■ What you will do
Go through the material below, tally each line containing "dptr", and write the tally alone.

■ Excerpted records
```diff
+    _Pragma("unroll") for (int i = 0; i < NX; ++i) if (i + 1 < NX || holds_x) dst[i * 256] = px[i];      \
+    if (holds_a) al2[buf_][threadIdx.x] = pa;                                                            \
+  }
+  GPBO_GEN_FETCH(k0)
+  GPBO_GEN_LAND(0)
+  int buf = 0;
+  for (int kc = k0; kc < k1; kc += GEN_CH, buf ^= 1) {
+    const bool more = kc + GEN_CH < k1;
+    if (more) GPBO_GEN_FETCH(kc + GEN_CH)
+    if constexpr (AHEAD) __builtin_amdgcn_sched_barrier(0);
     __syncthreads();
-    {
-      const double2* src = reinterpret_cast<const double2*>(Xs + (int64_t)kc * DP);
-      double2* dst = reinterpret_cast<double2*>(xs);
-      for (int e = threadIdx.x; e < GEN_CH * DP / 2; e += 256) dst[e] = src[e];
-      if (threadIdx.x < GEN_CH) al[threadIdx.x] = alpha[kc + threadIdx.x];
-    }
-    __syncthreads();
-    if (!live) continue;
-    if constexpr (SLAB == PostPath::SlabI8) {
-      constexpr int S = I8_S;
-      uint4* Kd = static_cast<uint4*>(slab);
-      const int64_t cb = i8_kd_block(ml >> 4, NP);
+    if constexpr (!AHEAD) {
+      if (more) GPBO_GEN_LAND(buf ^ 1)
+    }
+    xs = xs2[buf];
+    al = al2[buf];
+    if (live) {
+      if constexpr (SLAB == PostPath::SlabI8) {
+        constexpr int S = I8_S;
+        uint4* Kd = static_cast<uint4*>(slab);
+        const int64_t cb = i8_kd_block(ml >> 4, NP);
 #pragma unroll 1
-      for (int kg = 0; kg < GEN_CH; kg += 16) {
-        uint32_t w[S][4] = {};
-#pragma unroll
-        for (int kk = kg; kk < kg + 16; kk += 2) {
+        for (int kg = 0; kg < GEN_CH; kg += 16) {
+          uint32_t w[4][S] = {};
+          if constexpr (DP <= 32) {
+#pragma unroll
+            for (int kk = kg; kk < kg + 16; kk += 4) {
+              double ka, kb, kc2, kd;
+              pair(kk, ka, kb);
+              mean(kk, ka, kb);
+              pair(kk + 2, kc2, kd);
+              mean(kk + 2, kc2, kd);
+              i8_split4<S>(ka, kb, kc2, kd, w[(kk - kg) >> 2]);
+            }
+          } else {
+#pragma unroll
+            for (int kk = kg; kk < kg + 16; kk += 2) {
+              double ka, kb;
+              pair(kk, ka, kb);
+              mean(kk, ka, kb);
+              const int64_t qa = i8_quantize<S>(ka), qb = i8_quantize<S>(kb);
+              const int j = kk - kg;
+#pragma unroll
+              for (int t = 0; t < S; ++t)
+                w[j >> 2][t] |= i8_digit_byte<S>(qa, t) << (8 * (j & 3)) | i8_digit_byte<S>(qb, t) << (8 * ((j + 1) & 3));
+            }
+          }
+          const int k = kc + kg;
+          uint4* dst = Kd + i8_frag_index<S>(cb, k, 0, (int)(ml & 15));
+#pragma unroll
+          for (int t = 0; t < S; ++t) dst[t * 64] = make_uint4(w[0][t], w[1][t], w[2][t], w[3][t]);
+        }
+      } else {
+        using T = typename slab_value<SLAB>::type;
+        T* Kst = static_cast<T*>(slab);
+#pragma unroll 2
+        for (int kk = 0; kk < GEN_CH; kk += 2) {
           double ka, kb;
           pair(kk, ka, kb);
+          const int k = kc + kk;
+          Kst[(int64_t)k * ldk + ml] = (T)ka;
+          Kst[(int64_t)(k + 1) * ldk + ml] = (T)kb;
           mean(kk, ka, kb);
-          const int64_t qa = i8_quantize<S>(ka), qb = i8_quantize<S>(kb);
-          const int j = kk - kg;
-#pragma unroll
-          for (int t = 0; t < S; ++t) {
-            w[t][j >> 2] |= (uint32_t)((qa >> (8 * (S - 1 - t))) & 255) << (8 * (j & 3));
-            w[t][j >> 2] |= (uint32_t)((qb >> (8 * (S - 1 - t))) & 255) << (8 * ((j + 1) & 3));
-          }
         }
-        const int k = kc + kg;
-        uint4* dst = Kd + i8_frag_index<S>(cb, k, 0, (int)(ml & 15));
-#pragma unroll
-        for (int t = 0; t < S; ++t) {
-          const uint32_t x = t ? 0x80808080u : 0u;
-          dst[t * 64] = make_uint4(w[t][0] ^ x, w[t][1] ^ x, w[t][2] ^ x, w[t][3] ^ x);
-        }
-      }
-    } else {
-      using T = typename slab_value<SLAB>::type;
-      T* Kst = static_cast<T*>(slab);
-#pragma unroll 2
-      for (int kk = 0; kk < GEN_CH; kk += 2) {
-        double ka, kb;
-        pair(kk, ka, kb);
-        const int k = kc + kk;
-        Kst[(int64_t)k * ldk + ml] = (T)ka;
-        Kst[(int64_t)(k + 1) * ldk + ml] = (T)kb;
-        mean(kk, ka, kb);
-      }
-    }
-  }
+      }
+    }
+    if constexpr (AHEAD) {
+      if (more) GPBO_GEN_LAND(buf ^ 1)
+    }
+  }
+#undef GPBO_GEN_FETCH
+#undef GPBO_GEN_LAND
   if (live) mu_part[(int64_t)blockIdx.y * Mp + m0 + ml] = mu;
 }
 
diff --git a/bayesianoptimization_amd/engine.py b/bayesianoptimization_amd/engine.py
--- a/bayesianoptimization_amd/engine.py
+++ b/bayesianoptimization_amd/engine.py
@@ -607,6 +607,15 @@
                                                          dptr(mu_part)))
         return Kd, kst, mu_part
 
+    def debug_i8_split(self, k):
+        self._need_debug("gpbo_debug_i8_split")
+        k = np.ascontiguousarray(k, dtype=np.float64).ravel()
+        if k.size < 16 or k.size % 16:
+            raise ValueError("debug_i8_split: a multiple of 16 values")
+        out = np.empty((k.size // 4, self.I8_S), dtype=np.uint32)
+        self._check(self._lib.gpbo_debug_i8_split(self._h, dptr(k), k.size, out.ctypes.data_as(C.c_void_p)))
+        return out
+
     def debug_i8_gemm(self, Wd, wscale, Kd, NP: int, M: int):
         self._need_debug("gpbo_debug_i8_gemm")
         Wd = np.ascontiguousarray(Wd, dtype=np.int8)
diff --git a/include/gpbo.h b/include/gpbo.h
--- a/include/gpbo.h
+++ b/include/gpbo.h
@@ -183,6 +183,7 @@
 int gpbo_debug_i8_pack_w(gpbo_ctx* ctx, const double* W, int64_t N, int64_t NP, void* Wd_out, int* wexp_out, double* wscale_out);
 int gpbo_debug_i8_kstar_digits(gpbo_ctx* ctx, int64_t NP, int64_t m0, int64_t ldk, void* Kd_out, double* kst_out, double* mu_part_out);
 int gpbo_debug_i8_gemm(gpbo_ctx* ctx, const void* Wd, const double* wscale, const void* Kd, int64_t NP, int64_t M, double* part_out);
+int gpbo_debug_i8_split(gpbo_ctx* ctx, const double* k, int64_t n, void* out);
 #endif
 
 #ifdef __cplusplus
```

■ Answer to the problem
2